Je kan strings aan elkaar plakken door '+'. Er is geen limiet op het aantal strings dat je aan elkaar kan plakken.
Voorbeeld in editor:
voornaam = input("Wat is je voornaam?")
achternaam = input("Wat is je achternaam? ")
volledige_naam = voornaam + " " + achternaam
print(volledige_naam)
Resultaat na uitvoering in de CLI:
>
Wat is je voornaam?Matthias
Wat is je achternaam? Van Leuvenhaege
Matthias Van Leuvenhaege
Merk op: De voornaam plakt aan het vraagteken en de achternaam niet. Dit komt door de spatie die opgenomen in in de string die bij input is meegegeven.
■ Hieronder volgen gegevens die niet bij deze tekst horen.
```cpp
template <int PREC, int DUMP, class ST>
__device__ __forceinline__ void color_stage(ST& st, const f32x16 (&geo)[1], float dirx, float diry, float dirz,
                                            int wave, int lane, float (&rgb)[3], ColorDump cdump) {
  const int j = lane & 31, hh = lane >> 5;
  asm volatile("" : "+v"(dirx), "+v"(diry), "+v"(dirz));
  float sh[16];
  sh4(dirx, diry, dirz, sh);
  f32x16 cin[1], crgb[1];
#pragma unroll
  for (int r = 0; r < 16; ++r) cin[0][r] = hh ? sh[r] : (r < 15 ? geo[0][r] : 1.0f);
  color_tile<PREC, DUMP == 2>(st, njf_lds + LDS_BIAS + NJF_RESNET_B_FLOATS, cin, wave, lane, crgb, cdump);
#pragma unroll
  for (int c = 0; c < 3; ++c) {
    const float x = __shfl(crgb[0][c], j, 64);
    rgb[c] = 1.0f / (1.0f + expf(-x));
  }
}

template <int JKIND, int PREC, int DUMP, int SHARE = 0, class ST>
__device__ __forceinline__ void jacobian_stage(ST& st, const float* __restrict__ gz_j, const PointGeom& g,
                                               const float* __restrict__ action, int action_dim, int wave, int lane,
                                               f32x16 (&jac)[1], float (&flow)[3], ActDump dump, const TileShareF16* share = nullptr) {
  const int hh = lane >> 5;
  const float* bias = njf_lds + LDS_BIAS + NJF_RESNET_B_FLOATS + NJF_COLOR_B_FLOATS;
  if constexpr (SHARE != 0) {
    static_assert(JKIND == 1 && DUMP == 0, "shared tile state: ResnetFC Jacobian head, inference");
    NJF_STAMP(st, 6);
    NJF_STAMP(st, 7);
    f32x16 unused[2];
    resnet_tile<PREC, false, SHARE>(st, bias, gz_j, g, unused, wave, lane, jac, dump, share);
  } else {
  float xc = g.xc, yc = g.yc, zc = g.zc;
  asm volatile("" : "+v"(xc), "+v"(yc), "+v"(zc) : : "memory");
  f32x16 pe[2];
  NJF_STAMP(st, 6);
  positional_encoding(xc, yc, zc, hh, pe);
  NJF_STAMP_PIN("+v"(pe[0]), "+v"(pe[1]));
  NJF_STAMP(st, 7);
  if (JKIND == 1)
    resnet_tile<PREC, DUMP == 1>(st, bias, gz_j, g, pe, wave, lane, jac, dump);
  else {
    if (DUMP == 1 && dump.pe != nullptr) {
#pragma unroll
      for (int kb = 0; kb < 2; ++kb)
#pragma unroll
        for (int q = 0; q < 4; ++q) {
          f32x4 o;
#pragma unroll
          for (int e = 0; e < 4; ++e) o[e] = pe[kb][4 * q + e];
// ... 35 lines not shown
struct SamplePlace {
  float delta, tm, px, py, pz;
};
__device__ __forceinline__ void place_sample(float b0, float b1, float near, float far, float ox,
                                             float oy, float oz, float dx, float dy, float dz, SamplePlace& sp) {
  asm volatile("" : "+v"(b0), "+v"(b1));
  const float start = b0 * far + (1.0f - b0) * near;
  const float end = b1 * far + (1.0f - b1) * near;
  const float se = start + end;
  sp.delta = end - start;
  sp.tm = se / 2.0f;
  sp.px = ox + (dx * se) / 2.0f;
  sp.py = oy + (dy * se) / 2.0f;
  sp.pz = oz + (dz * se) / 2.0f;
}

template <int JKIND, int PREC, int DUMP = 0, bool AF = true, int PRECJ = PREC>
__global__ void __launch_bounds__(NJF_THREADS, 2) render_kernel(RenderArgs a) {
  constexpr bool WITH_J = JKIND != 0;
  constexpr int J_CHUNKS = JKIND == 1 ? resnet_chunks<PRECJ>() : (JKIND == 2 ? NJF_TRANSFORMER_CHUNKS : 0);
  constexpr int J_BIAS = JKIND == 1 ? NJF_RESNET_B_FLOATS : NJF_TRANSFORMER_B_FLOATS;
  const int tid = threadIdx.x;
  const int wave = __builtin_amdgcn_readfirstlane(tid >> 6);
  const int lane = tid & 63, j = lane & 31, hh = lane >> 5;
  const int wg = xcd_remap(blockIdx.x, gridDim.x);
  const int ray = wg * NJF_WAVES + wave;
  const bool ray_ok = ray < a.rc.total_rays;
  const int rayc = min(ray, a.rc.total_rays - 1);
  const int b = rayc / a.rc.rays_per_batch;
  const int S = a.samples;

  load_bias_block(a.b_d, NJF_RESNET_B_FLOATS, 0);
  load_bias_block(a.b_c, NJF_COLOR_B_FLOATS, NJF_RESNET_B_FLOATS);
  if (WITH_J) load_bias_block(a.b_j, J_BIAS, NJF_RESNET_B_FLOATS + NJF_COLOR_B_FLOATS);
  const int tiles = (S + 31) >> 5;
  WeightStreamT<resnet_gap_at<PREC>(), resnet_gap<PREC>()> st;
  stream_begin(st, a.w_all, resnet_chunks<PREC>() + 1 + J_CHUNKS, tiles, wave, lane);
  NJF_STAMP_ARM(st, false, wave);

  CamCtx cam;
  load_ctx(a.rc.cams.ctxt_w2c, a.rc.cams.ctxt_k, b, cam);
  const float near = a.rc.cams.z_near[b], far = a.rc.cams.z_far[b];
  const float ox = a.rc.origins[3 * (size_t)rayc], oy = a.rc.origins[3 * (size_t)rayc + 1],
              oz = a.rc.origins[3 * (size_t)rayc + 2];
  const float dx = a.rc.directions[3 * (size_t)rayc], dy = a.rc.directions[3 * (size_t)rayc + 1],
              dz = a.rc.directions[3 * (size_t)rayc + 2];
  const size_t gbase = (size_t)b * a.rc.gmap.height * a.rc.gmap.width * a.rc.gmap.stride;
  const float* gz_d = map_at<PREC>(a.rc.gmap.data, gbase + a.goff_d);
  const float* gz_j = map_at<PRECJ>(a.rc.gmap.data, gbase + a.goff_j);
  const float* bins = a.bins + (size_t)rayc * (S + 1);
  const int A = a.rc.cams.action_dim;
  const float* action = a.rc.cams.action ? a.rc.cams.action + (size_t)b * A : nullptr;

  float carry = 0.f;
  float acc_rgb[3] = {0.f, 0.f, 0.f}, acc_w = 0.f, acc_wt = 0.f;
  float acc_p[3] = {0.f, 0.f, 0.f}, acc_pw[3] = {0.f, 0.f, 0.f};
  float tmin = 3.0e38f, tmax = -3.0e38f;
  f32x16 acc_j = (f32x16)(0.f);
  const bool want_af = AF && WITH_J && a.out.action_features != nullptr;

  for (int t = 0; t < tiles; ++t) {
    const int s = t * 32 + j;
    const bool valid = s < S;
    const int sc_i = min(s, S - 1);
    const size_t si = (size_t)ray * S + s;
    const bool store = valid && ray_ok;
// ... 301 lines not shown
  const float* xyz;
  const float* dirs;
  int points_per_batch;
  int total_points;
  NjfCameras cams;
  NjfFeatureMap gmap;
  int goff_d, goff_j;
  const float* w_all;
  const float* b_d;
  const float* b_c;
  const float* b_j;
  float* density;
  float* color;
  float* flow;
  float* jacobian;
  float* geo;
  float* features;
};

template <int MODE, int PREC, int PRECJ = PREC, bool FEAT = false>
__global__ void __launch_bounds__(NJF_THREADS, 2) points_kernel(PointsArgs a) {
  const int tid = threadIdx.x;
  const int wave = __builtin_amdgcn_readfirstlane(tid >> 6);
  const int lane = tid & 63, j = lane & 31, hh = lane >> 5;
  const int wg = xcd_remap(blockIdx.x, gridDim.x);
  const int tile = wg * NJF_WAVES + wave;
  const int p = tile * 32 + j;
  const bool ok = p < a.total_points;
  const int pc = min(p, a.total_points - 1);
  const int b = pc / a.points_per_batch;

  load_bias_block(a.b_d, NJF_RESNET_B_FLOATS, 0);
  if (MODE >= 1) load_bias_block(a.b_c, NJF_COLOR_B_FLOATS, NJF_RESNET_B_FLOATS);
  if (MODE == 2) load_bias_block(a.b_j, NJF_RESNET_B_FLOATS, NJF_RESNET_B_FLOATS + NJF_COLOR_B_FLOATS);
  if (MODE == 3) load_bias_block(a.b_j, NJF_TRANSFORMER_B_FLOATS, NJF_RESNET_B_FLOATS + NJF_COLOR_B_FLOATS);
  WeightStreamT<resnet_gap_at<PREC>(), resnet_gap<PREC>()> st;
  stream_begin(st, a.w_all,
               MODE == 0 ? resnet_chunks<PREC>()
                         : resnet_chunks<PREC>() + 1 + (MODE == 2 ? resnet_chunks<PRECJ>() : (MODE == 3 ? NJF_TRANSFORMER_CHUNKS : 0)),
               1, wave, lane);
  CamCtx cam;
  load_ctx(a.cams.ctxt_w2c, a.cams.ctxt_k, b, cam);
  const float px = a.xyz[3 * (size_t)pc], py = a.xyz[3 * (size_t)pc + 1], pz = a.xyz[3 * (size_t)pc + 2];
  PointGeom g;
  const unsigned gbase = (unsigned)b * (unsigned)(a.gmap.height * a.gmap.width) * (unsigned)a.gmap.stride;
  point_geometry(cam, px, py, pz, a.gmap.height, a.gmap.width, a.gmap.stride, gbase, g);
  const float* bias = njf_lds + LDS_BIAS;
  if (MODE == 0) {
    f32x16 pe[2], out[1];
    positional_encoding(g.xc, g.yc, g.zc, hh, pe);
    resnet_tile<PREC>(st, bias, map_at<PREC>(a.gmap.data, a.goff_d), g, pe, wave, lane, out);
    if (ok && hh == 0 && a.density) a.density[p] = expf(out[0][0] - 1.0f);
  } else {
    float dx = 0.f, dy = 0.f, dz = 1.f;
    if (a.dirs) {
      dx = a.dirs[3 * (size_t)pc];
      dy = a.dirs[3 * (size_t)pc + 1];
      dz = a.dirs[3 * (size_t)pc + 2];
    }
    const int A = a.cams.action_dim;
    const float* action = a.cams.action ? a.cams.action + (size_t)b * A : nullptr;
    constexpr int JK = MODE >= 2 ? MODE - 1 : 0;
    const ActDump nodump{nullptr, nullptr, 0};
    f32x16 geo[1];
    const float sigma = density_stage<PREC, 0>(st, map_at<PREC>(a.gmap.data, a.goff_d), g, wave, lane, geo, nodump);
    if (ok && hh == 0) {
      if (a.density) a.density[p] = sigma;
      if (a.geo) {
#pragma unroll
        for (int r = 0; r < 15; ++r) a.geo[15 * (size_t)p + r] = geo[0][r];
      }
    }
    {
      float rgb[3];
      color_stage<PREC, 0>(st, geo, dx, dy, dz, wave, lane, rgb, ColorDump{nullptr, nullptr, 0});
      if (ok && hh == 0 && a.color) {
        a.color[3 * (size_t)p] = rgb[0];
        a.color[3 * (size_t)p + 1] = rgb[1];
        a.color[3 * (size_t)p + 2] = rgb[2];
      }
    }
    if (JK != 0) {
      f32x16 jac[1];
      float flow[3];
// ... 51 lines not shown
  pz = fmaf((float)iz, l.grid.step[2], l.grid.origin[2]);
}

struct FieldArgs {
  FieldList list;
  float dirx, diry, dirz;
  NjfCameras cams;
  NjfFeatureMap gmap;
  int goff_d, goff_j;
  const float* w_all;
  const float* b_d;
  const float* b_c;
  const float* b_j;
  float* density;
  float* color;
  float* jacobian;
};

template <int MODE, int PREC, int PRECJ = PREC>
__global__ void __launch_bounds__(NJF_THREADS, 2) field_points_kernel(FieldArgs a) {
  const int entries = field_entries(a.list);
  const int tid = threadIdx.x;
  const int wave = __builtin_amdgcn_readfirstlane(tid >> 6);
  const int lane = tid & 63, j = lane & 31, hh = lane >> 5;
  const int wg = xcd_remap(blockIdx.x, gridDim.x);
  if (wg * (NJF_WAVES * 32) >= entries) return;
  const int tile = wg * NJF_WAVES + wave;
  const int p = tile * 32 + j;
  const bool ok = p < entries;
  const int pc = min(p, entries - 1);

  load_bias_block(a.b_d, NJF_RESNET_B_FLOATS, 0);
  if (MODE >= 2) load_bias_block(a.b_c, NJF_COLOR_B_FLOATS, NJF_RESNET_B_FLOATS);
  if (MODE == 3) load_bias_block(a.b_j, NJF_RESNET_B_FLOATS, NJF_RESNET_B_FLOATS + NJF_COLOR_B_FLOATS);
  if (MODE == 4) load_bias_block(a.b_j, NJF_TRANSFORMER_B_FLOATS, NJF_RESNET_B_FLOATS + NJF_COLOR_B_FLOATS);
  WeightStreamT<resnet_gap_at<PREC>(), resnet_gap<PREC>()> st;
  stream_begin(st, a.w_all,
               MODE <= 1 ? resnet_chunks<PREC>()
                         : resnet_chunks<PREC>() + 1 + (MODE == 3 ? resnet_chunks<PRECJ>() : (MODE == 4 ? NJF_TRANSFORMER_CHUNKS : 0)),
               1, wave, lane);
  int b;
  float px, py, pz;
  field_node(a.list, field_global_index(a.list, pc), b, px, py, pz);
  CamCtx cam;
  load_ctx(a.cams.ctxt_w2c, a.cams.ctxt_k, b, cam);
  PointGeom g;
  const unsigned gbase = (unsigned)b * (unsigned)(a.gmap.height * a.gmap.width) * (unsigned)a.gmap.stride;
  point_geometry(cam, px, py, pz, a.gmap.height, a.gmap.width, a.gmap.stride, gbase, g);
  const float* bias = njf_lds + LDS_BIAS;
  if (MODE == 0) {
    f32x16 pe[2], out[1];
    positional_encoding(g.xc, g.yc, g.zc, hh, pe);
    resnet_tile<PREC>(st, bias, map_at<PREC>(a.gmap.data, a.goff_d), g, pe, wave, lane, out);
    if (ok && hh == 0) a.density[p] = expf(out[0][0] - 1.0f);
  } else {
    const int A = a.cams.action_dim;
    constexpr int JK = MODE >= 3 ? MODE - 2 : 0;
    const ActDump nodump{nullptr, nullptr, 0};
    f32x16 geo[1];
    const float sigma = density_stage<PREC, 0>(st, map_at<PREC>(a.gmap.data, a.goff_d), g, wave, lane, geo, nodump);
    if (ok && hh == 0 && a.density) a.density[p] = sigma;
    if (MODE >= 2) {
      float rgb[3];
      color_stage<PREC, 0>(st, geo, a.dirx, a.diry, a.dirz, wave, lane, rgb, ColorDump{nullptr, nullptr, 0});
      if (ok && hh == 0 && a.color) {
        a.color[3 * (size_t)p] = rgb[0];
        a.color[3 * (size_t)p + 1] = rgb[1];
        a.color[3 * (size_t)p + 2] = rgb[2];
      }
    }
    if (JK != 0) {
      f32x16 jac[1];
      float flow[3];
      jacobian_stage<JK, PRECJ, 0>(st, map_at<PRECJ>(a.gmap.data, a.goff_j), g, nullptr, A, wave, lane, jac, flow, nodump);
      if (ok && a.jacobian) {
#pragma unroll
        for (int r = 0; r < 16; ++r) {
          const int d = 16 * hh + r;
          if (d < 3 * A) a.jacobian[(size_t)p * (3 * A) + d] = jac[0][r];
        }
      }
    }
  }
}

__global__ void __launch_bounds__(256) field_xyz_kernel(FieldList l, float* __restrict__ xyz) {
// ... 389 lines not shown
  const int* node;
  const int* count;
  int capacity;
  int nodes, total;
  float dirx, diry, dirz;
  NjfCameras cams;
  NjfFeatureMap gmap;
  int goff_d, goff_j;
  const float* w_all;
  const float* b_d;
  const float* b_c;
  const float* b_j;
  float* density;
  float* color;
  float* jacobian;
};

template <int MODE, int PREC, int PRECJ = PREC>
__global__ void __launch_bounds__(NJF_THREADS, 2) field_at_kernel(FieldAtArgs a) {
  static_assert(MODE >= 2 && MODE <= 4, "decoder modes with the colour head");
  const int entries = a.count ? min(max(*a.count, 0), a.capacity) : a.capacity;
  const int tid = threadIdx.x;
  const int wave = __builtin_amdgcn_readfirstlane(tid >> 6);
  const int lane = tid & 63, j = lane & 31, hh = lane >> 5;
  const int wg = xcd_remap(blockIdx.x, gridDim.x);
  if (wg * (NJF_WAVES * 32) >= entries) return;
  const int tile = wg * NJF_WAVES + wave;
  const int p = tile * 32 + j;
  const bool ok = p < entries;
  const int pc = min(p, entries - 1);

  load_bias_block(a.b_d, NJF_RESNET_B_FLOATS, 0);
  load_bias_block(a.b_c, NJF_COLOR_B_FLOATS, NJF_RESNET_B_FLOATS);
  if (MODE == 3) load_bias_block(a.b_j, NJF_RESNET_B_FLOATS, NJF_RESNET_B_FLOATS + NJF_COLOR_B_FLOATS);
  if (MODE == 4) load_bias_block(a.b_j, NJF_TRANSFORMER_B_FLOATS, NJF_RESNET_B_FLOATS + NJF_COLOR_B_FLOATS);
  WeightStreamT<resnet_gap_at<PREC>(), resnet_gap<PREC>()> st;
  stream_begin(st, a.w_all,
               resnet_chunks<PREC>() + 1 + (MODE == 3 ? resnet_chunks<PRECJ>() : (MODE == 4 ? NJF_TRANSFORMER_CHUNKS : 0)), 1, wave,
               lane);
  const int b = min(max(a.node[pc], 0), a.total - 1) / a.nodes;
  const float px = a.xyz[3 * (size_t)pc], py = a.xyz[3 * (size_t)pc + 1], pz = a.xyz[3 * (size_t)pc + 2];
  CamCtx cam;
  load_ctx(a.cams.ctxt_w2c, a.cams.ctxt_k, b, cam);
  PointGeom g;
  const unsigned gbase = (unsigned)b * (unsigned)(a.gmap.height * a.gmap.width) * (unsigned)a.gmap.stride;
  point_geometry(cam, px, py, pz, a.gmap.height, a.gmap.width, a.gmap.stride, gbase, g);
  const int A = a.cams.action_dim;
  constexpr int JK = MODE >= 3 ? MODE - 2 : 0;
  const ActDump nodump{nullptr, nullptr, 0};
  f32x16 geo[1];
  const float sigma = density_stage<PREC, 0>(st, map_at<PREC>(a.gmap.data, a.goff_d), g, wave, lane, geo, nodump);
  if (ok && hh == 0 && a.density) a.density[p] = sigma;
  {
    float rgb[3];
    color_stage<PREC, 0>(st, geo, a.dirx, a.diry, a.dirz, wave, lane, rgb, ColorDump{nullptr, nullptr, 0});
    if (ok && hh == 0 && a.color) {
      a.color[3 * (size_t)p] = rgb[0];
      a.color[3 * (size_t)p + 1] = rgb[1];
      a.color[3 * (size_t)p + 2] = rgb[2];
    }
  }
  if (JK != 0) {
    f32x16 jac[1];
    float flow[3];
    jacobian_stage<JK, PRECJ, 0>(st, map_at<PRECJ>(a.gmap.data, a.goff_j), g, nullptr, A, wave, lane, jac, flow, nodump);
    if (ok && a.jacobian) {
// ... 2526 lines not shown
```

Measured before the change: 2.017 million.

## Compute narrow output layers on VALU from LDS-resident rows instead of MFMA

The 1-row density output of the fp32 proposal ResNet and the 3-row RGB output of the colour head were computed with full 32x32 MFMA tiles, most of whose rows are wasted. They are now computed as per-lane FMA dot products against the few needed weight rows, which are preloaded into enlarged LDS bias space, with a cross-half shuffle to finish the reduction. The proposal network streams one fewer weight chunk, and the DMA prefetch is skipped when the penultimate chunk is last. This cuts MFMA issue and weight streaming for the output layers, at the cost of a little more LDS per workgroup and extra VALU work.

```diff
diff --git a/neural-jacobian-field_amd/csrc/njf_device.h b/neural-jacobian-field_amd/csrc/njf_device.h
--- a/neural-jacobian-field_amd/csrc/njf_device.h
+++ b/neural-jacobian-field_amd/csrc/njf_device.h
@@ -28,12 +28,16 @@
 #define LDS_W0 0
 #define LDS_W1 NJF_CHUNK
 #define LDS_BIAS (NJF_STREAM_BUFFERS * NJF_CHUNK)
-#define LDS_BIAS_FLOATS 2752
-#define LDS_BIAS_FLOATS_PROPOSAL 1344
+#define LDS_BIAS_FLOATS 2944
+#define LDS_BIAS_FLOATS_PROPOSAL 1472
+#define LDS_BIAS_WOUT1 1344
+#define LDS_BIAS_WRGB 2752
 #define LDS_SCRATCH_PER_WAVE 528
 #define LDS_FLOATS_RENDER (LDS_BIAS + LDS_BIAS_FLOATS + LDS_CTR_FLOATS)
 #define LDS_FLOATS_PROPOSAL (LDS_BIAS + LDS_BIAS_FLOATS_PROPOSAL + NJF_WAVES * LDS_SCRATCH_PER_WAVE + LDS_CTR_FLOATS)
 #define LDS_SCRATCH_PROPOSAL (LDS_BIAS + LDS_BIAS_FLOATS_PROPOSAL)
+static_assert(2 * 4 * LDS_FLOATS_RENDER <= 160 * 1024 && 2 * 4 * LDS_FLOATS_PROPOSAL <= 160 * 1024,
+              "two workgroups per CU (render 77,312 B, proposal 79,872 B each)");
 
 extern __shared__ __attribute__((aligned(16))) float njf_lds[];
 
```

Er is geen limiet hoeveel strings je aan elkaar kan plakken.
De backslash heeft een speciale betekenis binnen een string.
liedjes_tekst = 'Jij stond op en zei: "Hou m\'n plaats vrij"'
De backslash heeft in dit voorbeeld de betekenis dat het volgende karakter "letterlijk" moet genomen worden en dus niet mag gezien worden als begin- of eindteken van een string.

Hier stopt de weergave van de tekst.